Thanks to so many absurd and conflicting stories and claims by experts, laymen, victims and purported perpetrators, 9/11 gave birth to so many conspiracy theories, similarly, this Easter Sunday terror attacks in Sri Lanka on 20thApril have also brought us to the threshold of multiple claims and theories about who did them, and why! Interestingly, most of them sound pathetically subjective lies and half-truths. Throughout, moments after the horrid massacre of more 253 people (the new official figure, down from an earlier 359), most analysts and media outlets, especially Western, Indian, and Israeli ones started sculpting and chiseling “truths” only to blame some unknown, little known, and well-known Muslim or Islamist terror outfits for the attacks. 

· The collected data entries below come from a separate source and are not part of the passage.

template <int NS, int D, int NRB, bool WITH_JAC, typename G>
__device__ __forceinline__ void rh_collect(const G& gc, const GpTileLds<NS, D>& lds, int c, const double (&z)[D],
                                           double (&mean)[NS], double (&var)[NS], double (&jac)[NS][D]) {
    constexpr RhPlan<NS, NRB> plan{};
#pragma unroll
    for (int d = 0; d < NS; ++d) {
        double q = 0.0;
#pragma unroll
        for (int w = 0; w < kRhWaves; ++w)
            if (plan.has(w, d)) q += lds.part[(w * NS + d) * 16 + c];
        var[d] = (gc.outputscale[d] - q) + gc.noise[d];
        const double m = lds.mj[d * 256 + c];
        mean[d] = m;
        if constexpr (WITH_JAC) {
#pragma unroll
            for (int j = 0; j < D; ++j) jac[d][j] = lds.mj[d * 256 + (1 + j) * 16 + c] - z[j] * gc.inv_ls2[d * D + j] * m;
        }
    }
}

template <int NS, int NRB>
constexpr int rh_regp() {
    constexpr int m = RhPlan<NS, NRB>{}.max_pairs();
    return m < SX_RH_REGP ? m : SX_RH_REGP;
}
template <int NS, int NRB>
constexpr int rh_ldsp() {
    constexpr int rest = RhPlan<NS, NRB>{}.max_pairs() - rh_regp<NS, NRB>();
    return rest < SX_RH_LDSP ? rest : SX_RH_LDSP;
}
template <int NS, int NU, int NRB>
inline size_t rh_lds_doubles(int n_train, int n_pad, int H) {
    constexpr int D = NS + NU, S = NS + NS * NS;
    return (size_t)NS * n_pad * 16 + NS * 256 + (size_t)kRhWaves * NS * 16 + 32 * D + (((size_t)SX_TILE * H * NU + 1) & ~(size_t)1) +
           (((size_t)SX_TILE * (2 * (S + NS) + 3) + 1) & ~(size_t)1) + RwKstarLds<NS, D>::doubles(n_pad) +
           (size_t)kRhWaves * rh_ldsp<NS, NRB>() * 128;
}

The so-called ISIS claim, which came more than forty-eight hours after the attacks that they had been behind them, further embellished their arguments by taking the whole world to only one scenario, i.e. Muslims, inspired by Islam, were the perpetrators of these horrific terror attacks. However, those who understand Islamist terrorism – most importantly, those who are honest and objective – know it quite well it’s too early to fathom the mystery behind the attacks. The so-called or purported ISIS claim doesn’t fetch anything beyond a “so-what-moment” for them as it raises more questions rather than answering many, about the whole thing.

This insensitivity, if not prejudice against Muslims, reminds me of what leading newspapers and analysts in the US did on 19th April 1995, moments after Timothy McVeigh had bombed a Federal Government building in Oklahoma City, killing 168 people. They just imputed the terror attack to some undefined, unknown Islamist terror outfit. This is another déjà vu moment for us! 

Now, where is the credible evidence to implicate Muslims for the latest terror attacks in Sri Lanka? What could be their possible motive? Can we really exonerate or keep some other suspects off the radar? Why should not we first finger point at countries or entities who do not like Sri Lanka flirting with China and allowing the latter to go ahead with its “String of Pearls” and the “Belt-Road” agenda in the country? Why should not we also suspect Sinhalese Buddhists who do not like Christians, Muslims, and Tamils? The world should not be told another hyped-up story about Islamist terrorism in Sri Lanka à la Oklahoma City bombing! By the way, one may pose the question to countries and media outlets who are now producing names and identities of “Muslim” terrorists behind the latest terror attacks in Sri Lanka: Since you knew the terrorists, why couldn’t you inform the Sri Lankan authorities before they killed so many people?

What one analyst has pointed out about the Sri Lankan government’s and Sinhalese-majority’s treatment of Christians and Muslims in the country is very pertinent to explain the latest attacks in the country (K.M. Seethi, “Colombo Carnage Ominous Signals”, Countercurrents, April 22, 2019):

In Sri Lanka, there were reports that some sections of the Buddhist majority were attempting to disrupt services in churches. The Sri Lankan Muslims, mainly of Moors, were also reported to have been attacked by the Buddhist sections from time to time…. Apparently, the Colombo attacks predominantly targeted Tamil Christians…. In 2018, there were more than 80 reported incidents of discrimination, threats and violence against Christians, says the National Christian Evangelical Alliance of Sri Lanka (NCEASL), which represents more than 200 churches and other Christian organizations.In the current year also, the NCEASL recorded more than two dozen incidents, including one in which Buddhist monks reportedly attempted to interrupt a Sunday worship service.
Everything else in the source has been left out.